Benchmarking xAI’s Grok-1
March 26, 2024
March 26, 2024
By Adil Asif, Matthew Choi, Mark Coatsworth, Jacob Junqi Tian, and John Willes
Grok-1 was open-sourced by xAI on March 17, 2024. To date, it is the largest language model ever made publicly available, weighing in at a whopping 314B parameters. Grok-1 implements the increasingly popular Mixture of Experts (MoE) architecture that is speculated to underpin Google and OpenAI’s largest models, Gemini and GPT-4.
Does Grok-1 represent the new state-of-the-art in open-source? The model was first announced with a blog post in November 2023, but the model weights were quietly released last week alongside a barebones inference implementation. In an effort to determine whether Grok-1 represents a new state-of-the-art in open-source, members of Vector’s AI Engineering team benchmarked the model, comparing it to leading models while looking at the considerations for its responsible use.
Let’s first take a look at Grok-1 under the hood.
Grok-1 is a 314B parameter MoE model with a maximum context length of 8192 tokens. This places Grok-1 at ~4.5 times the size of Llama-2-70B and ~6.7 times the size of Mixtral 8x7B. xAI has not yet released any information detailing the data or hardware that was used to train Grok-1, although they claim that it was trained in 2 months using a custom Jax, Rust, and Kubernetes-based training stack.

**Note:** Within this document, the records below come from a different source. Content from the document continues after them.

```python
class ConcatJob(_c.Structure):
    _fields_ = [("a", _P), ("b", _P), ("out", _P), ("M", _I), ("Ka", _I), ("Kb", _I)]


SIGNATURES = {
    "gdm_last_error": (_c.c_char_p, []),
    "gdm_version": (_I, []),
    "gdm_arch": (_c.c_char_p, []),
    "gdm_build_flavor": (_I, []),
    "gdm_gemm": (_I, [_P, _I, _L, _L, _P, _I, _L, _L, _P, _I, _L, _L, _I, _I, _I, _P, _P, _I, _F, _I, _I, _P, _Z, _P]),
    "gdm_bce_with_logits": (_I, [_P, _F, _I, _F, _P, _P, _I, _I, _P]),
    "gdm_adam_step": (_I, [_P, _P, _P, _P, _L, _I, _F, _F, _F, _F, _F, _P]),
    "gdm_adam_step_dev": (_I, [_P, _P, _P, _P, _L, _P, _P]),
    "gdm_adam_step_dev_pc": (_I, [_P, _P, _P, _P, _I, _I, _I, _P, _I, _P, _I, _P]),
    "gdm_stft_frames": (_I, [_P, _I, _L, _L, _I, _I, _I, _P, _P]),
    "gdm_power_spectrum": (_I, [_P, _L, _I, _I, _P, _P]),
    "gdm_power_to_db": (_I, [_P, _I, _I, _I, _F, _F, _P, _P]),
    "gdm_bn_workspace_bytes": (_Z, [_I, _I]),
    "gdm_bn_act_fwd": (_I, [_P, _I, _I, _P, _P, _P, _P, _P, _F, _F, _I, _P, _I, _P, _P, _I, _P, _Z, _P]),
    "gdm_bn_act_bwd": (_I, [_P, _P, _I, _P, _I, _I, _P, _P, _P, _I, _P, _P, _P, _P, _Z, _P]),
    "gdm_bn_stats": (_I, [_P, _I, _I, _P, _P, _P, _F, _F, _P, _P, _P, _Z, _P]),
    "gdm_bn_partial_chunks": (_I, [_I]),
    "gdm_bn_partials": (_I, [_P, _I, _I, _P, _P]),
    "gdm_bn_apply": (_I, [_P, _I, _I, _P, _P, _P, _P, _I, _P, _I, _P]),
    "gdm_bn_finalize": (_I, [_P, _I, _I, _I, _F, _F, _P, _P, _P, _P, _P, _P]),
    "gdm_simnn_gen_pack_bytes": (_Z, []),
    "gdm_simnn_gen_pack": (_I, [_P, _I, _P, _P, _P, _P]),
    "gdm_simnn_gen_first": (_I, [_P, _I, _I, _P, _P, _F, _F, _P, _P, _P, _P, _P, _P]),
    "gdm_simnn_gen_convt_chunks": (_I, [_I, _I]),
    "gdm_simnn_gen_convt_bn": (_I, [_I, _P, _P, _P, _P, _P, _I, _P, _P, _P, _P]),
    "gdm_simnn_gen_last": (_I, [_P, _P, _P, _P, _P, _P, _I, _P, _P]),
    "gdm_bias_act_fwd": (_I, [_P, _P, _I, _I, _I, _F, _P, _I, _P]),
    "gdm_act_bwd": (_I, [_P, _P, _I, _L, _I, _F, _P, _P]),
    "gdm_colsum": (_I, [_P, _I, _I, _I, _P, _P, _Z, _P]),
    "gdm_cast": (_I, [_P, _I, _P, _I, _L, _P]),
    "gdm_nonfinite_count": (_I, [_P, _I, _L, _P, _P]),
    "gdm_simnn_conv1_fwd": (_I, [_P, _P, _P, _I, _I, _I, _P, _P, _I, _P]),
    "gdm_simnn_conv1_fwd_pair": (_I, [_P, _P, _I, _P, _P, _I, _I, _I, _P, _P, _I, _P]),
    "gdm_simnn_conv2_pack_bytes": (_Z, [_I]),
    "gdm_simnn_conv2_pack": (_I, [_P, _I, _P, _P]),
    "gdm_simnn_conv2_fwd": (_I, [_P, _P, _P, _I, _I, _I, _P, _P, _I, _P]),
    "gdm_simnn_conv2_bwd_fused_workspace_bytes": (_Z, [_I, _I, _I]),
    "gdm_simnn_conv2_bwd_fused": (_I, [_P, _P, _P, _I, _I, _I, _P, _P, _P, _I, _I, _I, _P, _I, _P, _Z, _P]),
    "gdm_simnn_conv2_bwd_fused_finish": (_I, [_I, _I, _I, _P, _P, _P, _Z, _P]),
    "gdm_simnn_conv2_bwd_data": (_I, [_P, _P, _P, _I, _I, _I, _P, _I, _P]),
    "gdm_simnn_conv2_bwd_weight_workspace_bytes": (_Z, [_I, _I, _I]),
    "gdm_simnn_conv2_bwd_weight": (_I, [_P, _P, _P, _I, _I, _I, _P, _P, _I, _P, _Z, _P]),
    "gdm_simnn_conv1_bwd_weight_workspace_bytes": (_Z, [_I, _I, _I]),
    "gdm_simnn_conv1_bwd_weight": (_I, [_P, _P, _P, _I, _I, _I, _P, _P, _I, _I, _P, _Z, _P]),
    "gdm_simnn_conv1_bwd_data": (_I, [_P, _P, _P, _I, _I, _I, _P, _I, _P]),
    "gdm_simnn_adam_step": (_I, [_P, _P, _P, _P, _I, _I, _I, _P, _P, _P, _P, _P, _I, _P, _P, _I, _P, _P, _P]),
    "gdm_simnn_head_workspace_bytes": (_Z, [_I]),
    "gdm_simnn_head": (_I, [_P, _P, _P, _I, _I, _F, _F, _P, _P, _I, _P, _I, _P, _P, _P, _P, _Z, _P]),
    "gdm_linear_bn_act_max_rows": (_I, []),
    "gdm_linear_bn_act_fwd_multi": (_I, [_P, _I, _F, _F, _I, _I, _P]),
    "gdm_concat_cols_multi": (_I, [_P, _I, _P]),
    "gdm_linear_bn_act_fwd": (_I, [_P, _P, _P, _P, _P, _P, _P, _P, _F, _F, _I, _I, _I, _I, _I, _P, _P, _P, _P, _I, _I,
                                   _P]),
    "gdm_dcnn_fused_supported": (_I, [_I]),
    "gdm_dcnn_pack_bytes": (_Z, [_I]),
    "gdm_dcnn_pack": (_I, [_P, _P, _P, _P, _P, _P, _I, _P, _P]),
    "gdm_dcnn_fused_workspace_bytes": (_Z, [_I, _I, _I]),
    "gdm_dcnn_fused": (_I, [_P, _I, _P, _P, _I, _I, _F, _F, _P, _P, _P, _I, _I, _P, _P, _P, _P, _P, _P, _P, _Z, _P]),
# ... 44 lines not shown
```

gan_des_midi_music_gen_amd/functional.py:

```python
import contextlib

import torch

from . import ops
from .ops import ACT_LEAKY, ACT_NONE, ACT_RELU, ACT_SIGMOID, BF16, F32

_DEFAULT = {"dtype": F32}
_NAMES = {"fp32": F32, "f32": F32, "float32": F32, "bf16": BF16, "bfloat16": BF16, F32: F32, BF16: BF16}


def set_compute_dtype(name):
    _DEFAULT["dtype"] = _NAMES[name]


def get_compute_dtype():
    return _DEFAULT["dtype"]


@contextlib.contextmanager
def compute_dtype(name):
    old = _DEFAULT["dtype"]
    _DEFAULT["dtype"] = _NAMES[name]
    try:
        yield
    finally:
        _DEFAULT["dtype"] = old


def _f32c(t):
    return t.detach().contiguous() if t.dtype == torch.float32 else t.detach().float().contiguous()
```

The MoE architecture implements eight experts with two of them used per token. This means that only ~25% (or ~79B) parameters are active for any given token. MoE models replace dense feed-forward layers with sparse MoE layers and a routing mechanism. The advantages of MoE models are that they are capable of both significantly faster pre-training and inference than dense models with similar parameter counts.
Grok-1’s weights are the raw pre-training stage output. The model weights have not undergone any fine-tuning or alignment training using methods such as reinforcement learning with human feedback (RLHF). Without these additional training stages, we should not expect Grok-1 to be performant in chat applications.
Grok-1 was released with the permissive Apache 2.0 license, meaning that you can use the model weights for commercial purposes.
To run Grok-1 inference, users need 8x A100 80GB GPUs or hardware with equivalent VRAM. While only two of the eight experts are in use for any given token, and weights in the official release were quantized to reduce the memory footprint, significant VRAM is still required to load all experts into memory.
Alongside the model weights, xAI released a lightweight inference script that prioritized correctness of the MoE layer implementation over optimization. Expect inference to be slow — even on powerful hardware — until optimized JAX inferencing is released or developed by the open-source community.
To get an early glimpse of Grok-1’s performance capabilities it was benchmarked on the Massive Multi-task Language Understanding (MMLU) dataset. Due to inference speed constraints, we benchmarked only on three MMLU subjects: high school mathematics, college mathematics, and global facts. Using the 5-shot evaluation scheme, we compared Grok-1 to a few generations of large models from the past couple of years.
MMLU (5-Shot)
Model (Parameters) | High School Mathematics | College Mathematics | Global Facts |
---|---|---|---|
BLOOM (176B) | 27.0% | 25.0% | – |
OPT (175B) | 24.4% | 33.0% | – |
Llama-2 (70B) | 35.56% | 40% | 48% |
Mixtral 8x7B (47B) | 38.5% | 46.0% | 51% |
Grok-1 (314B) | 39.63% | 41% | 44% |
For a model with such a significant hardware requirement, the results are underwhelming. Grok-1 outperforms older models but falls short of the current state-of-the-art open-source models on this subset of MMLU.
When evaluating a new model, performance is only one dimension that should be considered. It is equally important to understand if a model is safe to deploy. Will the model produce toxic, biased, or other unsafe output? Similar to the performance benchmarking, we evaluate Grok-1 on the Challenging subset of the RealToxicityPrompts dataset. We compute the average toxicity score of prompt completions and compare against top models from closed and open-source. Toxicity scores are obtained from the Perspective API.
Average Toxicity – RealToxicityPrompts – Challenging
Model | Average Toxicity Score |
---|---|
GPT-3.5 | 0.255 |
GPT-4 | 0.222 |
Mixtral 8x7B | 0.378 |
Grok-1 | 0.355 |
Our results suggest that Grok-1 could be significantly more toxic than closed-source models but similar to state-of-the-art open-source models. This level of toxicity may be intentional; xAI advertised Grok as a model with “a bit of wit and a rebellious streak.” An important caveat to remember is that Grok-1 is the raw pre-trained model and does not benefit from secondary training stages which often target toxicity reduction.
As it stands, Grok-1 is the largest open-source AI model ever made available. It is multiple times larger than the current state-of-the-art open models such as Llama-2-70B or Mixtral 8x7B, however, early results suggest that Grok-1 falls flat in performance comparisons with open-source state-of-the-art and generated output is significantly more toxic than closed-source alternatives.